Dual single atoms (Pt, Ni) and Pt-Ni alloy nanoparticles encapsulated N-doped carbon framework for durable ORR and HER electrocatalysts

High-activity, stable, and high-efficiency bifunctional Pt-based catalysts that promote oxygen reduction reactions (ORRs) and hydrogen evolution reactions (HERs) are urgently needed to meet the ever-intensifying energy demands.
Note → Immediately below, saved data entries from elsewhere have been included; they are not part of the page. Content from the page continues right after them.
template <int NTY, int NTX, int PS, int CIN, int WM, int WN, int WK, int PT, int TR, int TC, int RD>
__global__ __launch_bounds__(256) void conv_mfma_x1_kernel(const GArgs a, const GPhase ph) {
    __shared__ float lds[GGeo<NTY, NTX, PS, WK, TR, TC>::LDSF];
    conv_mfma_body<NTY, NTX, PS, CIN, WM, WN, WK, PT, TR, TC, RD, false, true>(a, ph, lds);
}

struct GPhases4 { GPhase p[4]; };
template <int CIN, int WM, int WN, int PT, int TR, int TC>
__global__ __launch_bounds__(256) void deconv5_mfma_kernel(const GArgs a, const GPhases4 ph) {
    __shared__ float lds[GGeo<3, 3, 1, 1, TR, TC>::LDSF];
    switch (blockIdx.z) {
        case 0: conv_mfma_body<2, 2, 1, CIN, WM, WN, 1, PT, TR, TC, 4>(a, ph.p[0], lds); break;
        case 1: conv_mfma_body<2, 3, 1, CIN, WM, WN, 1, PT, TR, TC, 3>(a, ph.p[1], lds); break;
        case 2: conv_mfma_body<3, 2, 1, CIN, WM, WN, 1, PT, TR, TC, 3>(a, ph.p[2], lds); break;
        default: conv_mfma_body<3, 3, 1, CIN, WM, WN, 1, PT, TR, TC, 3>(a, ph.p[3], lds); break;
    }
}

typedef float f32x2g __attribute__((ext_vector_type(2)));
template <int CIN, int WM, int WN, int PT, int TR, int TC, int CPC>
__global__ __launch_bounds__(256) void deconv5_pair_kernel(const GArgs a, const GPhases4 ph) {
    __shared__ float lds[GGeo<3, 3, 1, 1, TR, TC, CPC>::LDSF];
    f32x16 v0[PT], v1[PT];
    const int py = blockIdx.z;
    if (py == 0) {
        conv_mfma_body<2, 2, 1, CIN, WM, WN, 1, PT, TR, TC, 4, true, false, CPC>(a, ph.p[0], lds, v0);
        conv_mfma_body<2, 3, 1, CIN, WM, WN, 1, PT, TR, TC, 3, true, false, CPC>(a, ph.p[1], lds, v1);
    } else {
        conv_mfma_body<3, 2, 1, CIN, WM, WN, 1, PT, TR, TC, 3, true, false, CPC>(a, ph.p[2], lds, v0);
        conv_mfma_body<3, 3, 1, CIN, WM, WN, 1, PT, TR, TC, 3, true, false, CPC>(a, ph.p[3], lds, v1);
    }
    const int lane = threadIdx.x & 63, wave = threadIdx.x >> 6;
    const int wm = wave % WM, wn = (wave / WM) % WN;
    int b = ic_xcd_run(blockIdx.x, gridDim.x);
    const int tx_ = b % a.tiles_x; b /= a.tiles_x;
    const int ty_ = b % a.tiles_y; const int n = b / a.tiles_y;
    const int cot = blockIdx.y * WM + wm;
    const int j = lane & 31, kh = lane >> 5;
    const size_t OHW = (size_t)a.OH * a.OW;
    float* __restrict__ y = a.y + ((size_t)n * a.Cout + 32 * cot + 4 * kh) * OHW;
#pragma unroll
    for (int p = 0; p < PT; ++p) {
        const int q = 32 * (PT * wn + p) + j;
        const int gy = ty_ * TR + q / TC, gx = tx_ * TC + q % TC;
        if (gy < a.GH && gx < a.GW) {
            const size_t pix = (size_t)(gy * 2 + py) * a.OW + gx * 2;
#pragma unroll
            for (int r = 0; r < 16; ++r) {
                const int crow = (r & 3) + 8 * (r >> 2);
                if (32 * cot + crow + 4 * kh < a.Cout)
                    *(f32x2g*)(y + pix + (size_t)crow * OHW) = f32x2g{v0[p][r], v1[p][r]};
            }
        }
    }
}

static unsigned long long* g_cm_prof = nullptr;
#ifdef CM_PROF
extern "C" void ic_conv2d_mfma_set_prof(unsigned lo, unsigned hi) { g_cm_prof = (unsigned long long*)(((unsigned long long)hi << 32) | lo); }
#endif
static int ncot_for(int Cout) { return ic_cdiv(Cout, 32) <= 2 ? 2 : ic_cdiv(ic_cdiv(Cout, 32), 4) * 4; }

static void phase_taps(int K, int pad, int p, int* nt, int* o0, int* kb) {
    const int k0 = (p + pad) & 1;
    const int cnt = (K - k0 + 1) / 2;
    const int kmax = k0 + 2 * (cnt - 1);
    *nt = cnt;
    *o0 = (p + pad - kmax) / 2;
    *kb = kmax;
}

static bool supported(int KH, int KW, int Cin, int Cout, int stride, int transposed) {
    if (KH == 3 && KW == 3 && stride == 2 && !transposed) return Cin == 128 && Cout <= 128;
    if (KH != 5 || KW != 5 || stride != 2) return false;
    if (!transposed) return (Cin == 64 && Cout == 128) || (Cin == 128 && Cout <= 128);
    return Cin == 128 && Cout == 64;
}

extern "C" size_t ic_conv2d_mfma_packed_floats(int KH, int KW, int Cin, int Cout, int stride, int transposed) {
    if (!supported(KH, KW, Cin, Cout, stride, transposed)) return 0;
    return (size_t)(Cin / GKC) * KH * KW * ncot_for(Cout) * 256;
}

extern "C" int ic_pack_conv2d_mfma_f32(const float* w_tf, float* w_packed, int KH, int KW, int Cin, int Cout,
                                       int stride, int transposed, ic_stream_t stream) {
    IC_CHECK_ARG(w_tf && w_packed);
    if (!supported(KH, KW, Cin, Cout, stride, transposed)) return IC_ERR_UNSUPPORTED;
    const int ncot = ncot_for(Cout), nch = Cin / GKC;
    hipStream_t st = (hipStream_t)stream;
    if (!transposed) {
        const int total = nch * KH * KW * ncot * 256;
        hipLaunchKernelGGL(pack_conv_mfma_kernel, dim3(ic_cdiv(total, 256)), dim3(256), 0, st, w_tf, w_packed, KW, Cin,
                           Cout, 0, KH, KW, ncot, 0, 1, 0, 1, total);
    } else {
        const int pad = 1;
        size_t off = 0;
        for (int py = 0; py < 2; ++py)
            for (int px = 0; px < 2; ++px) {
                int nty, ntx, oy0, ox0, kyb, kxb;
                phase_taps(KH, pad, py, &nty, &oy0, &kyb);
                phase_taps(KW, pad, px, &ntx, &ox0, &kxb);
                const int total = nch * nty * ntx * ncot * 256;
                hipLaunchKernelGGL(pack_conv_mfma_kernel, dim3(ic_cdiv(total, 256)), dim3(256), 0, st, w_tf,
                                   w_packed + off, KW, Cin, Cout, 1, nty, ntx, ncot, kyb, -2, kxb, -2, total);
                off += (size_t)total;
            }
    }
    IC_LAUNCH_CHECK();
    return IC_OK;
}
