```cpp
struct GroupDesc {
    const void* A[2];
    const void* Bm[2];
    int64_t out_off[2][2];
    int64_t bias_off[2];
    int32_t ldo[2];
    int32_t mvalid[2];
    int32_t nvalid[2];
    int32_t split16;
    int32_t ldo_hi;
    int64_t out_off_hi[2];
    int64_t bias_off_hi;
};

struct BlockDesc {
    const void* At[4];
    const void* Bt[4];
    GroupDesc g[4];
};

struct Block4 {
    const void* At[4];
    const void* Bt[4];
    int64_t a_off[4];
    int64_t bias_off[4];
    int32_t ldo[4];
    int32_t mvalid[4];
    int32_t bcol[4];
    int32_t nvalid[4];
    int32_t split16;
    int32_t ldo_hi;
    int64_t a_off_hi;
    int64_t bias_off_hi;
    int32_t raw, rncols;
    int32_t rcol[4];
    int32_t wt[4], bt[4], wt_hi, bt_hi;
    int32_t layer, pad_;
};

struct W4Item { int32_t block, slice; int64_t kbeg, kend; };
constexpr int W4_MAX_ITEMS = 4096;

struct RawIn { const float* x; const float* y; int ldx, ldy; int64_t B; };

constexpr int FOLD_MAXB = 120;
struct FoldArgs { unsigned* cnt; unsigned target; unsigned max_polls; };

struct WgradArgs { int ksplit; int64_t Bp, spl, kper; float* slabs; int64_t slab_stride; };
int launch_wgrad_ring(int precision, const GroupDesc* groups, int ngroups, const WgradArgs& a, int gpw, hipStream_t s);
int launch_wgrad_lds(int precision, const BlockDesc* blocks, int nblocks, const WgradArgs& a, hipStream_t s);
struct Wgrad4Args {
    const Block4* blocks; const W4Item* items; int ksplit; int64_t Bp, spl; float* slabs; int64_t slab_stride;
    RawIn ri; int use_raw; const unsigned* ylo_epoch; unsigned launch_id;
    ApplyArgs fold_apply; FoldArgs fold; int fin_block; const unsigned* fin_err;
};
int launch_wgrad4(int precision, const Wgrad4Args& a, int grid, hipStream_t s);
int launch_slab_reduce(float* slabs, int64_t n, int nslabs, int64_t stride, hipStream_t s);
int launch_slab_sum(const float* slabs, int64_t n, int nslabs, int64_t stride, float* dst, int accumulate, hipStream_t s);
int launch_apply_kernel(int precision, bool adam, const ApplyArgs& a, hipStream_t s);
int launch_apply_losses(const ApplyArgs& a, hipStream_t s);
#ifdef DVAE_DIAG
int launch_apply_units(int precision, const ApplyArgs& a, const DeferTask* tasks, int nunits, hipStream_t s);
#endif

}
}
```

### disentangled-vae_amd/native.py

```python
import ctypes
import os

import torch

_HERE = os.path.dirname(os.path.abspath(__file__))
LIB_PATH = os.environ.get("DVAE_LIB") or os.path.join(_HERE, "libdvae_hip.so")

ACT_NONE, ACT_TANH, ACT_RELU, ACT_SIGMOID, ACT_EXP = 0, 1, 2, 3, 4
ABI_VERSION = 1

_lib = None

c_vp, c_i, c_i64, c_f, c_d, c_sz = (ctypes.c_void_p, ctypes.c_int, ctypes.c_int64, ctypes.c_float,
                                    ctypes.c_double, ctypes.c_size_t)

SIGNATURES = {
    "dvae_build_has_diag": (c_i, []),
    "dvae_abi_version": (c_i, []),
    "dvae_last_error": (ctypes.c_char_p, []),
    "dvae_device_count": (c_i, []),
    "dvae_linear_act_fwd": (c_i, [c_vp, c_i, c_i, c_vp, c_i, c_i, c_vp, c_i, c_vp, c_vp, c_i, c_i64, c_i, c_i, c_vp]),
    "dvae_act_bwd": (c_i, [c_vp, c_i, c_vp, c_i, c_vp, c_i, c_i64, c_i, c_i, c_vp]),
    "dvae_linear_bwd_data": (c_i, [c_vp, c_i, c_vp, c_i, c_i, c_vp, c_i, c_i64, c_i, c_i, c_i, c_vp]),
    "dvae_linear_bwd_weight": (c_i, [c_vp, c_i, c_vp, c_i, c_i, c_vp, c_i, c_i, c_vp, c_i, c_vp, c_i64, c_i, c_i, c_vp]),
    "dvae_linear_bwd_weight_det": (c_i, [c_vp, c_i, c_vp, c_i, c_i, c_vp, c_i, c_i, c_vp, c_i, c_vp, c_i64, c_i, c_i, c_vp, c_vp]),
    "dvae_linear_bwd_weight_workspace_bytes": (ctypes.c_size_t, [c_i64, c_i, c_i, c_i]),
    "dvae_reparam_fwd": (c_i, [c_vp, c_vp, c_vp, c_vp, c_i64, c_vp]),
    "dvae_reparam_bwd": (c_i, [c_vp, c_vp, c_vp, c_vp, c_vp, c_i64, c_vp]),
    "dvae_elbo_workspace_bytes": (c_sz, [c_i64]),
    "dvae_elbo_fwd": (c_i, [c_vp, c_i, c_vp, c_i, c_vp, c_vp, c_f, c_i64, c_i, c_i, c_vp, c_vp, c_vp, c_vp]),
    "dvae_elbo_bwd": (c_i, [c_vp, c_i, c_vp, c_i, c_vp, c_vp, c_vp, c_i64, c_i, c_i, c_vp, c_i, c_vp, c_vp, c_vp]),
    "dvae_elbo_bwd3": (c_i, [c_vp, c_i, c_vp, c_i, c_vp, c_vp, c_vp, c_vp, c_vp, c_i64, c_i, c_i, c_vp, c_i, c_vp, c_vp, c_vp]),
    "dvae_bce_fwd": (c_i, [c_vp, c_vp, c_f, c_i64, c_i, c_i, c_vp, c_vp, c_vp]),
    "dvae_bce_bwd": (c_i, [c_vp, c_vp, c_f, c_vp, c_i64, c_i, c_i, c_vp, c_vp, c_vp]),
    "dvae_isrows_fwd": (c_i, [c_vp, c_i, c_vp, c_i, c_vp, c_vp, c_f, c_i64, c_i, c_i, c_vp, c_vp, c_vp]),
    "dvae_isrows_bwd": (c_i, [c_vp, c_i, c_vp, c_i, c_vp, c_vp, c_vp, c_vp, c_i64, c_i, c_i, c_vp, c_i, c_vp, c_vp, c_vp]),
    "dvae_bce2_fwd": (c_i, [c_vp, c_vp, c_vp, c_f, c_i64, c_i, c_vp, c_vp, c_vp]),
    "dvae_bce2_bwd": (c_i, [c_vp, c_vp, c_vp, c_f, c_vp, c_i64, c_i, c_vp, c_vp, c_vp, c_vp]),
    "dvae_sqerr_fwd": (c_i, [c_i, c_vp, c_vp, c_vp, c_i64, c_i, c_vp, c_vp, c_vp]),
    "dvae_sqerr_bwd": (c_i, [c_i, c_vp, c_vp, c_vp, c_vp, c_i64, c_i, c_vp, c_vp, c_vp, c_vp]),
    "dvae_adam_step": (c_i, [c_vp, c_vp, c_vp, c_vp, c_i64, c_d, c_d, c_d, c_d, c_i, c_d, c_vp]),
    "dvae_stft": (c_i, [c_vp, c_i, c_i64, c_vp, c_i, c_i, c_i64, c_vp, c_i, c_vp]),
    "dvae_stft_f32": (c_i, [c_vp, c_i64, c_vp, c_i, c_i, c_i64, c_vp, c_i, c_vp]),
    "dvae_istft_workspace_bytes": (c_sz, [c_i64, c_i]),
    "dvae_istft_workspace_bytes_hop": (c_sz, [c_i64, c_i, c_i]),
    "dvae_istft": (c_i, [c_vp, c_i64, c_i64, c_vp, c_i, c_i, c_i64, c_vp, c_i64, c_vp, c_vp]),
    "dvae_istft_frames": (c_i, [c_vp, c_i64, c_i64, c_vp, c_i, c_i, c_i64, c_vp, c_i64, c_vp, c_vp]),
    "dvae_istft_f32": (c_i, [c_vp, c_i64, c_i64, c_i, c_vp, c_i, c_i, c_i64, c_vp, c_i64, c_vp, c_vp]),
    "dvae_stft_batch": (c_i, [c_vp, c_i, c_i64, c_vp, c_i, c_i, c_i, c_vp, c_i64, c_i, c_i64, c_vp, c_i, c_vp]),
    "dvae_istft_batch": (c_i, [c_vp, c_i64, c_vp, c_i, c_i, c_i, c_vp, c_i64, c_i, c_i64, c_vp, c_i64, c_vp, c_vp, c_i64, c_vp, c_vp]),
    "dvae_transpose": (c_i, [c_vp, c_i64, c_i64, c_i64, c_vp, c_i64, c_vp]),
    "dvae_gather_rows": (c_i, [c_vp, c_i64, c_i64, c_vp, c_i64, c_i, c_vp, c_i64, c_vp, c_vp]),
    "dvae_vad_workspace_bytes": (c_sz, [c_i64]),
    "dvae_vad_labels": (c_i, [c_vp, c_i, c_i64, c_i, c_i, c_i64, c_d, c_vp, c_vp, c_vp]),
    "dvae_ibm_workspace_bytes": (c_sz, []),
    "dvae_ibm_labels": (c_i, [c_vp, c_i64, c_i64, c_f, c_f, c_vp, c_vp, c_vp, c_vp]),
    "dvae_peak_normalise_workspace_bytes": (c_sz, [c_i64]),
    "dvae_peak_normalise_batch": (c_i, [c_vp, c_i64, c_i, c_vp, c_i64, c_i, c_vp, c_vp, c_vp]),
    "dvae_vad_batch_workspace_bytes": (c_sz, [c_i64, c_i64]),
    "dvae_vad_labels_batch": (c_i, [c_vp, c_i, c_i64, c_i, c_i, c_d, c_i, c_vp, c_i64, c_i, c_i64, c_vp, c_vp, c_vp]),
    "dvae_ibm_batch_workspace_bytes": (c_sz, [c_i64]),
    "dvae_ibm_labels_batch": (c_i, [c_vp, c_i64, c_f, c_f, c_i, c_vp, c_i64, c_i, c_vp, c_i64, c_vp, c_vp, c_vp]),
    "dvae_si_ratios_workspace_bytes": (c_sz, [c_i64]),
    "dvae_si_ratios_batch": (c_i, [c_vp, c_i64, c_i, c_vp, c_i64, c_i, c_vp, c_i64, c_i, c_i, c_vp, c_i64, c_vp, c_vp, c_vp, c_vp]),
    "dvae_estoi_workspace_bytes": (c_sz, [c_i64, c_i64, c_i64, c_i]),
    "dvae_estoi_batch": (c_i, [c_vp, c_i64, c_i, c_vp, c_i64, c_i, c_i, c_vp, c_i64, c_i64, c_i64, c_i64, c_i64, c_vp, c_i, c_i, c_i, c_vp, c_vp, c_i,
                               c_vp, c_vp, c_vp, c_vp, c_vp]),
    "dvae_mix_snr_workspace_bytes": (c_sz, [c_i64, c_i]),
    "dvae_mix_snr_batch": (c_i, [c_vp, c_i64, c_i, c_vp, c_i64, c_i, c_i, c_vp, c_i64, c_vp, c_i, c_vp, c_vp, c_vp, c_i64, c_i, c_vp, c_vp, c_vp]),
    "dvae_resample_run": (c_i, [c_i, c_i, c_i]),
    "dvae_resample_batch": (c_i, [c_vp, c_i64, c_i, c_i64, c_vp, c_i64, c_i, c_i, c_vp, c_i64, c_vp, c_i, c_i, c_i, c_vp]),
    "dvae_classify_weights_floats": (c_sz, [c_i]),
    "dvae_classify_batch": (c_i, [c_vp, c_i, c_i64, c_i64, c_i, c_vp, c_vp, c_i, c_vp, c_vp, c_vp, c_vp]),
    "dvae_label_counts_batch": (c_i, [c_vp, c_i64, c_vp, c_i64, c_i64, c_i, c_i, c_vp, c_vp, c_vp, c_vp]),
    "dvae_train_plan": (c_i, [c_i, c_i, c_i, c_i64, c_i, c_vp]),
    "dvae_train_init": (c_i, [c_vp, c_vp, c_vp, c_vp]),
    "dvae_train_repack": (c_i, [c_vp, c_vp, c_vp, c_vp]),
    "dvae_train_grads": (c_i, [c_vp, c_vp, c_vp, c_vp, c_i, c_vp, c_i, c_vp, c_f, c_i, c_vp]),
    "dvae_train_grads_group": (c_i, [c_vp, c_vp, c_vp, c_vp, c_i, c_vp, c_i, c_vp, c_f, c_i, c_i, c_vp]),
    "dvae_train_group_range": (c_i, [c_vp, c_i, c_vp, c_vp, c_vp]),
    "dvae_train_apply": (c_i, [c_vp, c_vp, c_vp, c_vp, c_vp, c_i, c_i, c_d, c_d, c_d, c_d, c_d, c_vp, c_vp]),
    "dvae_train_step": (c_i, [c_vp, c_vp, c_vp, c_vp, c_vp, c_vp, c_i, c_vp, c_i, c_vp, c_f, c_i, c_d, c_d, c_d, c_d, c_vp, c_vp]),
    "dvae_train_step_deferred": (c_i, [c_vp, c_vp, c_vp, c_vp, c_vp, c_vp, c_i, c_vp, c_i, c_vp, c_f, c_i, c_d, c_d, c_d, c_d, c_vp, c_vp]),
    "dvae_train_flush": (c_i, [c_vp, c_vp, c_vp]),
    "dvae_train_pending": (c_i, [c_vp]),
    "dvae_train_can_defer": (c_i, [c_vp, c_vp]),
    "dvae_train_eval": (c_i, [c_vp, c_vp, c_vp, c_vp, c_i, c_vp, c_i, c_vp, c_f, c_vp, c_vp]),
    "dvae_train_noise": (c_i, [c_vp, ctypes.c_uint64, c_vp, c_vp]),
    "dvae_module_forward": (c_i, [c_vp, c_vp, c_vp, c_vp, c_i, c_vp, c_i, c_vp, c_vp, c_i, c_vp, c_vp, c_vp, c_i, c_vp]),
    "dvae_module_backward": (c_i, [c_vp, c_vp, c_vp, c_vp, c_i, c_vp, c_i, c_vp, c_vp, c_i, c_vp, c_vp, c_vp, c_vp, c_i, c_vp]),
    "dvae_train_profile": (c_i, [c_i]),
    "dvae_train_debug_stamps": (c_i, [c_vp]),
    "dvae_mcem_debug_stamps": (c_i, [c_vp]),
    "dvae_train_profile_read": (c_i, [c_vp, c_vp]),
    "dvae_comm_create": (c_i, [c_i, c_i, c_i64, c_vp, c_vp]),
    "dvae_comm_connect": (c_i, [c_vp, c_vp]),
    "dvae_allreduce_flat": (c_i, [c_vp, c_vp, c_i, c_i64, c_vp, c_vp]),
    "dvae_comm_set_timeout_ms": (c_i, [c_vp, c_i64]),
    "dvae_comm_status": (c_i, [c_vp, c_vp]),
    "dvae_comm_destroy": (c_i, [c_vp]),
    "dvae_mcem_plan": (c_i, [c_i, c_i, c_vp]),
    "dvae_mcem_pack": (c_i, [c_vp, c_vp, c_i, c_vp, c_vp, c_i, c_vp, c_vp, c_i, c_vp, c_vp, c_vp]),
    "dvae_mcem_sample": (c_i, [c_vp, c_vp, c_vp, c_vp, c_vp, c_vp, c_vp, c_vp, c_vp, c_i, c_i, c_f, c_i64, c_vp, c_vp, c_vp, c_vp, c_vp]),
    "dvae_mcem_decode": (c_i, [c_vp, c_vp, c_vp, c_vp, c_i, c_i64, c_vp, c_vp]),
    "dvae_mcem_m_step_workspace_bytes": (c_sz, [c_i64, c_i, c_i]),
    "dvae_mcem_m_step_batch": (c_i, [c_vp, c_vp, c_i, c_i64, c_i, c_i, c_vp, c_vp, c_vp, c_vp, c_vp, c_vp, c_vp, c_vp, c_vp, c_vp]),
    "dvae_mcem_m_step": (c_i, [c_vp, c_vp, c_i, c_i64, c_i, c_vp, c_vp, c_vp, c_vp, c_vp, c_vp, c_vp]),
    "dvae_mcem_em_iteration": (c_i, [c_vp, c_vp, c_vp, c_vp, c_vp, c_vp, c_vp, c_vp, c_vp, c_i, c_i, c_f, c_i64, c_i, c_i, c_vp, c_vp, c_vp, c_vp, c_vp,
                                     c_vp, c_vp, c_vp, c_vp, c_vp]),
    "dvae_mcem_em_iteration_lazy": (c_i, [c_vp, c_vp, c_vp, c_vp, c_vp, c_vp, c_vp, c_vp, c_vp, c_i, c_i, c_f, c_i64, c_i, c_i, c_vp, c_vp, c_vp, c_vp, c_vp,
                                     c_vp, c_vp, c_vp, c_vp, c_vp]),
    "dvae_mcem_cost_flush": (c_i, [c_i, c_i64, c_i, c_i, c_vp, c_vp, c_vp, c_vp, c_vp]),
    "dvae_mcem_wiener": (c_i, [c_vp, c_i, c_i64, c_vp, c_vp, c_vp, c_vp, c_vp]),
    "dvae_mcem_spec_init": (c_i, [c_vp, c_i64, c_i, c_vp, c_vp, c_i64, c_vp]),
}
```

In this paper, we propose a novel strategy for enhancing an electrocatalyst's durability using a high-porosity and abundantly nitrogen-doped carbon framework (NDCF) support derived from ZIF-8. Pt-Ni alloy nanoparticles (NPs) surrounded by dense dual single atoms (SAs) of Pt and Ni were immobilized in a porous NDCF matrix (PtNiSA-NPs/NDCF), synergistically exhibiting bifunctional catalytic activity and durability toward ORR and HER. Under acidic conditions, the PtNiSA-NPs/NDCF exhibits a half-wave potential of 0.91 V and a favorable 4-electron pathway for ORR. It also displays an overpotential of 24.7 mV at a current density of 10 mA cm(-2) and a mass activity of 6.1 A mg(Pt)(-1) (at 40 mV), indicating ultrahigh electrocatalytic activity for HER. Critically, the PtNiSA-NPs/NDCF showed remarkable durability over 10,000 CV cycles, reducing ORR's half-wave potential by only 4 mV and HER's overpotential by a mere 6 mV at 10 mA cm(-2). We attribute this enhancement in durability to the stable graphitic carbon shell encapsulating the PtNi alloy NPs and the enrichment of pyridinic-N coordination by the NDCF support.